Your questions concern the possible liability of the state for the costs of booking and housing arrestees presented by state officers to county jails. As discussed above, this is in no sense a “new program.” Counties have borne the financial responsibility for booking and housing arrestees and maintaining jails since before statehood. Furthermore, we are unaware of any legislation enacted since 1995 which imposes a responsibility for increased levels of service on counties with respect to accepting arrestees presented for booking by state officers.[6][original page 7] Furthermore, as discussed above, the Legislature has crafted a scheme allocating which costs associated with keeping prisoners are borne by the state and which are borne by the county. Accordingly, we conclude that RCW 43.135.060 imposes no obligation on the state to reimburse the county under the circumstances described.

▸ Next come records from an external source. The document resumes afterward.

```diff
+	auto sort_tiles = [&](auto compact_c) {
+		uint32_t h[E], p[E], rk[E], ra[E], rb[E], qa[E], qb[E];
+		fetch(compact_c, wbase, ra, rb);
+		finish(compact_c, wbase, ra, rb, h, p);
+		for (uint32_t t0 = 0; t0 < npos; t0 += TILE) {
+			fetch(compact_c, t0 + TILE + wbase, ra, rb);
+			rank_tile(wcnt[wave], t0 + wbase, h, rk);
+			lds_barrier();
+			scan_tile(wcnt);
+			lds_barrier();
+			take(ra, rb, qa, qb);
+			scatter_tile(wcnt[wave], t0 + wbase, h, p, rk);
+			finish(compact_c, t0 + TILE + wbase, qa, qb, h, p);
+		}
+	};
+	if (compact_records) sort_tiles(std::true_type()); else sort_tiles(std::false_type());
 }
 
 constexpr int LIGHT_STEPS = 12;
```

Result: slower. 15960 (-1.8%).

[1] Cities and towns are also authorized to construct and operate jails. RCW 70.48.190. Regional jails may also be created and operated by agreement of two or more local governments, or by one or more local governments and the state. RCW 70.48.095. Counties and cities have authority to join in interlocal contracts for jail services. RCW 70.48.090. From the phrasing of your questions, we have analyzed the law relating to county jails rather than city or regional jails, although the analysis is probably very similar.

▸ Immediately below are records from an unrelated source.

int ds_maxpool_fwd(const void *x, void *y, uint8_t *argmax, int32_t N, int32_t H, int32_t W, int32_t C,
                   int32_t k, int32_t stride, int32_t pad_t, int32_t pad_l, int32_t OH, int32_t OW,
                   int32_t act_dtype, void *stream);
int ds_maxpool_bn_relu_fwd(const float *z, const float *rstd, const float *shift, void *y, uint8_t *argmax,
                           int32_t N, int32_t H, int32_t W, int32_t C, int32_t k, int32_t stride, int32_t pad_t,
                           int32_t pad_l, int32_t OH, int32_t OW, int32_t y_dtype, float *amax, void *stream);
int ds_bn_pool_bwd_partials(int32_t N, int32_t OH, int32_t OW, int32_t C);
int ds_bn_pool_bwd_reduce(const float *z, const float *dpool, const uint8_t *argmax, int32_t N, int32_t H, int32_t W,
                          int32_t C, int32_t pad_t, int32_t pad_l, int32_t OH, int32_t OW, const float *mean,
                          const float *rstd, const float *shift, float *partials, void *stream);
int ds_bn_pool_bwd_apply(const float *z, const float *dpool, const uint8_t *argmax, int32_t N, int32_t H, int32_t W,
                         int32_t C, int32_t pad_t, int32_t pad_l, int32_t OH, int32_t OW, const float *mean,
                         const float *rstd, const float *shift, const float *coef, float *dz, void *stream);
int ds_bn_pool_bwd_apply_cols(const float *z, int32_t ldz, float *dz, int32_t lddz, const float *dpool, const uint8_t *argmax,
                              int32_t Cp, int32_t c0, int32_t N, int32_t H, int32_t W, int32_t pad_t, int32_t pad_l, int32_t OH,
                              int32_t OW, int32_t ncols, const float *mean, const float *rstd, const float *shift,
                              const float *coef_g, const float *coef_gx, int32_t k, void *stream);
int ds_bn_pool_infer_bwd_apply(const float *z, const float *dpool, const uint8_t *argmax, int32_t N, int32_t H, int32_t W,
                               int32_t C, int32_t pad_t, int32_t pad_l, int32_t OH, int32_t OW, const float *rstd,
                               const float *shift, float *dz, void *stream);
int ds_bn_pool_infer_bwd_apply_sums(const float *z, const float *dpool, const uint8_t *argmax, int32_t N, int32_t H, int32_t W,
                                    int32_t C, int32_t pad_t, int32_t pad_l, int32_t OH, int32_t OW, const float *rstd,
                                    const float *shift, float *dz, float *partials, void *stream);
int ds_maxpool_bwd(const float *dy, const uint8_t *argmax, float *dx, int32_t accumulate, int32_t N,
                   int32_t H, int32_t W, int32_t C, int32_t k, int32_t stride, int32_t pad_t, int32_t pad_l,
                   int32_t OH, int32_t OW, void *stream);

int ds_maxpool3_bwd_sums_partials(int32_t N, int32_t W, int32_t C);
int ds_maxpool3_bwd_sums(const float *dy, const uint8_t *argmax, float *dx, int32_t accumulate, const void *y,
                         int32_t y_dtype, int32_t N, int32_t H, int32_t W, int32_t C, float *partials, void *stream);

int ds_maxpool3_bwd_dy16(const void *dy16, const uint8_t *argmax, float *dx, int32_t accumulate, const void *y, int32_t y_dtype,
                         int32_t N, int32_t H, int32_t W, int32_t C, float *partials, void *stream);

int ds_avgpool_dropout_fwd(const float *x, int32_t N, int32_t HW, int32_t C, float keep, uint64_t seed,
                           const uint64_t *seed_dev, const float *mask_in, float *mask_out, float *out,
                           void *stream);
int ds_avgpool_dropout_bwd(const float *dout, const float *mask, int32_t N, int32_t HW, int32_t C,
                           float keep, float *dx, void *stream);

int ds_gather_rows(const float *table, const int64_t *ids, float *out, int32_t B, int32_t T, int32_t D,
                   int64_t table_rows, int32_t time_major, void *stream);

int ds_token_dot(const float *dx, const float *x, const int64_t *seq_len, float *out, int32_t B, int32_t T, int32_t D,
                 void *stream);

int ds_embedding_grad(const float *dx, const int64_t *ids, float *dtable, int32_t B, int32_t T, int32_t D,
                      int64_t table_rows, int32_t time_major, void *stream);

int ds_lstm_cell_fwd(float *gates, const float *rec_slabs, int32_t nslabs, int64_t slab_stride,
                     const float *c_prev, const float *h_prev, const int64_t *seq_len, int32_t t, int32_t B,
                     int32_t H, float forget_bias, float *c_out, float *h_out, void *stream);
int ds_lstm_cell_bwd(const float *acts, const float *c_t, const float *c_prev, const float *dh,
                     const float *dh_slabs, int32_t nslabs, int64_t slab_stride, const float *dc,
                     const int64_t *seq_len, int32_t t, int32_t B, int32_t H, float *dgates, float *dc_prev,
                     float *dh_carry, void *stream);

int ds_seq_sort_desc(const int64_t *seq_len, int32_t B, int32_t T, int32_t *perm, int64_t *len_sorted, void *stream);
int ds_permute_rows(const void *src, int64_t lds, void *dst, int64_t ldd, const int32_t *perm, int32_t rows, int32_t cols,
                    int32_t elem_bytes, int32_t gather, void *stream);
#define DS_LSTM_SKIP_MASKED 256
int ds_lstm_seq_supported(int32_t B, int32_t H);
size_t ds_lstm_seq_workspace(int32_t B, int32_t H);
int ds_lstm_seq_fwd(float *gates, const float *wh, int32_t ldw, float *h, float *c, const int64_t *seq_len, int32_t T,
                    int32_t B, int32_t H, float forget_bias, int32_t rows, void *ws, size_t ws_bytes, void *stream);
int ds_lstm_seq_bwd(const float *acts, const float *wh, int32_t ldw, const float *c, const float *dh_last,
                    int32_t ld_dh, const int64_t *seq_len, int32_t T, int32_t B, int32_t H, float *dgates, int32_t rows,
                    void *ws, size_t ws_bytes, void *stream);
int ds_lstm_seq_status(void *ws, int32_t B);
#ifdef DS_TUNING
int ds_debug_lstm_seq_set_profile(void *buf);
int ds_debug_lstm_seq_set_profile_bwd(void *buf);
#endif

[2] In 2000, the Legislature passed an act directing the Washington Association of Sheriffs and Police Chiefs to implement and operate an electronic statewide city and county jail booking and reporting system. RCW 36.28A.040(1) (Laws of 2000, ch. 3, § 1, as amended by Laws of 2001, ch. 169, § 3). This statute does not contain a definition of “booking”, but it does list the minimum information the booking and information system should contain. RCW 36.28A.040(4).
[3] We also considered, and similarly rejected, the notion that a private citizen making a lawful arrest for commission of a crime and presenting the arrestee at the jail for detention would be financially liable for the costs of confining the arrestee pending further proceedings. AGO 1980 No. 21, at 3.
[4] In AGO 1988 No. 9, we recognized that counties might have a cause of action against certain cities to recoup costs resulting from the abolition of city or town criminal codes or termination of municipal courts. AGO 1988 No. 9, discussion at 6-9. See also RCW 3.50.800-.810 (these statutes do not appear to be pertinent to the present discussion).
[5] Note, for instance, that the powers of state patrol officers are to “exercise, throughout the state, such police powers and duties as are vested in sheriffs and peace officers generally, and such other powers and duties as are prescribed by law.” RCW 43.43.030 (dating to Laws of 1933, ch. 25, § 2). Cf. RCW 36.28.010(1) (sheriff and deputies shall “arrest and commit to prison all persons who break the peace, or attempt to break it, and all persons guilty of public offenses”). In other words, within a county, state patrol officers and sheriff’s deputies have the same powers and duties with respect to criminal law enforcement.
[6] As noted earlier, the authority of state officers to arrest is essentially concurrent with that of the sheriff’s office. In that sense, when a state patrol officer (for example) presents an arrestee at the jail for booking who is charged with committing some crime within the county, the state officer has performed duties (apprehending a possible criminal) which otherwise would have fallen on the sheriff’s office. Thus, the acts of the state officer impose no obligations on the county which would not have fallen on the county anyway had a sheriff’s deputy made the same arrest. Furthermore, the sheriff cannot argue that he or she might have saved the county money by not making the arrest in question, because the sheriff’s duties in this regard are mandatory and not discretionary. State v. Twitchell, 61 Wn.2d 403, 378 P.2d 444 (1963).